Final answer:
The initial data set's mean was 10066.67 SSP, and the median was 1800 SSP. After removing the outlier (68000), the new mean was 2825 SSP, and the median remained the same at 1800 SSP. The median is considered more appropriate as a measure for this data set because it is less influenced by the extreme outlier.
Step-by-step explanation:
a) To find the mean of the given data, we add all the data values together and divide by the number of data values.
The given data values in SSP are: 745, 2000, 1500, 68000, 461, 549, 3750, 1800, 4795.
Their sum is 745 + 2000 + 1500 + 68000 + 461 + 549 + 3750 + 1800 + 4795 = 90600.
Since there are 9 households, we divide 90600 by 9 to get the mean, which is 90600 / 9 = 10066.67 SSP.

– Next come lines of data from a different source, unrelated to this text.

#define SRT_INNER_NEXT2_ASM                                                                                              \
    "v_cmpx_gt_u32 vcc, %[ninner], %[node]\n\t"                                                                          \
    "s_bcnt1_i32_b64 s86, exec\n\t"                                                                                      \
    "s_cmp_lt_u32 s86, s87\n\t"                                                                                          \
    "s_cbranch_scc1 .Lsrt_phase_burst_end%=\n\t"
__device__ __forceinline__ uint32_t inner_phase_asm(Trav &tv, const NodeSrc &ns, V3 o, V3 inv, uint32_t n_inner, uint32_t n_alive,
                                                    uint32_t score_shade, uint32_t score_fringe) {
    const f2 p0 = mk2(o.x, o.y), p1 = mk2(o.z, inv.x), p2 = mk2(inv.y, inv.z);
    const int minus_stride = -kStackStride<true>, plus_stride = kStackStride<true>;
    const uint32_t refs = (uint32_t)(uintptr_t)ns.lds_r0;
    uint32_t kind;
    asm volatile(
        "s_mov_b64 s[80:81], exec\n\t"
        ".Lsrt_phase_decide%=:\n\t"
        "v_cmp_lt_i32 vcc, -1, %[node]\n\t"
        "v_cmp_le_i32_e64 s[82:83], %[ninner], %[node]\n\t"
        "s_bcnt1_i32_b64 s86, vcc\n\t"
        "s_bcnt1_i32_b64 s87, s[82:83]\n\t"
        "s_sub_u32 s88, %[nalive], s86\n\t"
        "s_sub_u32 s86, s86, s87\n\t"
        "s_mul_i32 s88, s88, %[wshade]\n\t"
        "s_mul_i32 s89, s87, %[wfringe]\n\t"
        "s_lshl_b32 s84, s86, 8\n\t"
        "s_max_u32 s85, s89, s84\n\t"
        "s_mov_b32 %[kind], 0\n\t"
        "s_cmp_gt_u32 s88, s85\n\t"
        "s_cbranch_scc1 .Lsrt_phase_end%=\n\t"
        "s_mov_b32 %[kind], 1\n\t"
        "s_cmp_gt_u32 s89, s84\n\t"
        "s_cbranch_scc1 .Lsrt_phase_end%=\n\t"
        "s_add_u32 s87, s86, 2\n\t"
        "s_mul_hi_u32 s87, s87, 0xaaaaaaab\n\t"
        "s_lshr_b32 s87, s87, 1\n\t"
        "s_andn2_b64 exec, vcc, s[82:83]\n\t"
        SRT_INNER_VISIT_ASM SRT_INNER_NEXT2_ASM
        SRT_INNER_VISIT_ASM SRT_INNER_NEXT2_ASM
        SRT_INNER_VISIT_ASM SRT_INNER_NEXT2_ASM
        SRT_INNER_VISIT_ASM SRT_INNER_NEXT2_ASM
        SRT_INNER_VISIT_ASM SRT_INNER_NEXT2_ASM
        SRT_INNER_VISIT_ASM SRT_INNER_NEXT2_ASM
        SRT_INNER_VISIT_ASM SRT_INNER_NEXT2_ASM
        SRT_INNER_VISIT_ASM
        ".Lsrt_phase_burst_end%=:\n\t"
        "s_mov_b64 exec, s[80:81]\n\t"
        "s_branch .Lsrt_phase_decide%=\n\t"
        ".Lsrt_phase_end%=:\n\t"
        : [node] "+v"(tv.node), [top] "+v"(tv.top), [sp] "+v"(tv.sp), [kind] "=&s"(kind)
        : [nf0] "v"(tv.nf[0]), [nf1] "v"(tv.nf[1]), [nf2] "v"(tv.nf[2]), [p0] "v"(p0), [p1] "v"(p1), [p2] "v"(p2), [c] "v"(tv.c),
          [ms] "v"(minus_stride), [ps] "v"(plus_stride), [ninner] "s"(n_inner), [refs] "s"(refs), [nalive] "s"(n_alive),
          [wshade] "s"(score_shade), [wfringe] "s"(score_fringe)
        : "v100", "v101", "v102", "v103", "v104", "v105", "v106", "v107", "v108", "v109", "v110", "v111", "v112", "v113", "v114",
          "v115", "v116", "v117", "v118", "s80", "s81", "s82", "s83", "s84", "s85", "s86", "s87", "s88", "s89", "vcc",
          "scc", "memory");
    return kind;
}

To find the median, we arrange the data values in ascending order and locate the middle value. If there is an even number of data values, we take the average of the two middle values. The ordered data values are: 461, 549, 745, 1500, 1800, 2000, 3750, 4795, 68000.
The middle value is 1800, hence the median is 1800 SSP.
b) It seems that the value 68000 is an outlier, as it is much larger than the rest of the data. Excluding this value, we get the new sum as 90600 - 68000 = 22600.
The new mean with the outlier removed is 22600 / 8 = 2825 SSP, and the new median without the outlier (since 68000 was the last value) remains 1800 SSP.
Both the mean and median changed, but the mean changed more significantly when the outlier was dropped, indicating that the mean is more sensitive to outliers.
c) For this series, considering the presence of an outlier, the median is more appropriate as a measure of central tendency because it is less affected by extreme values.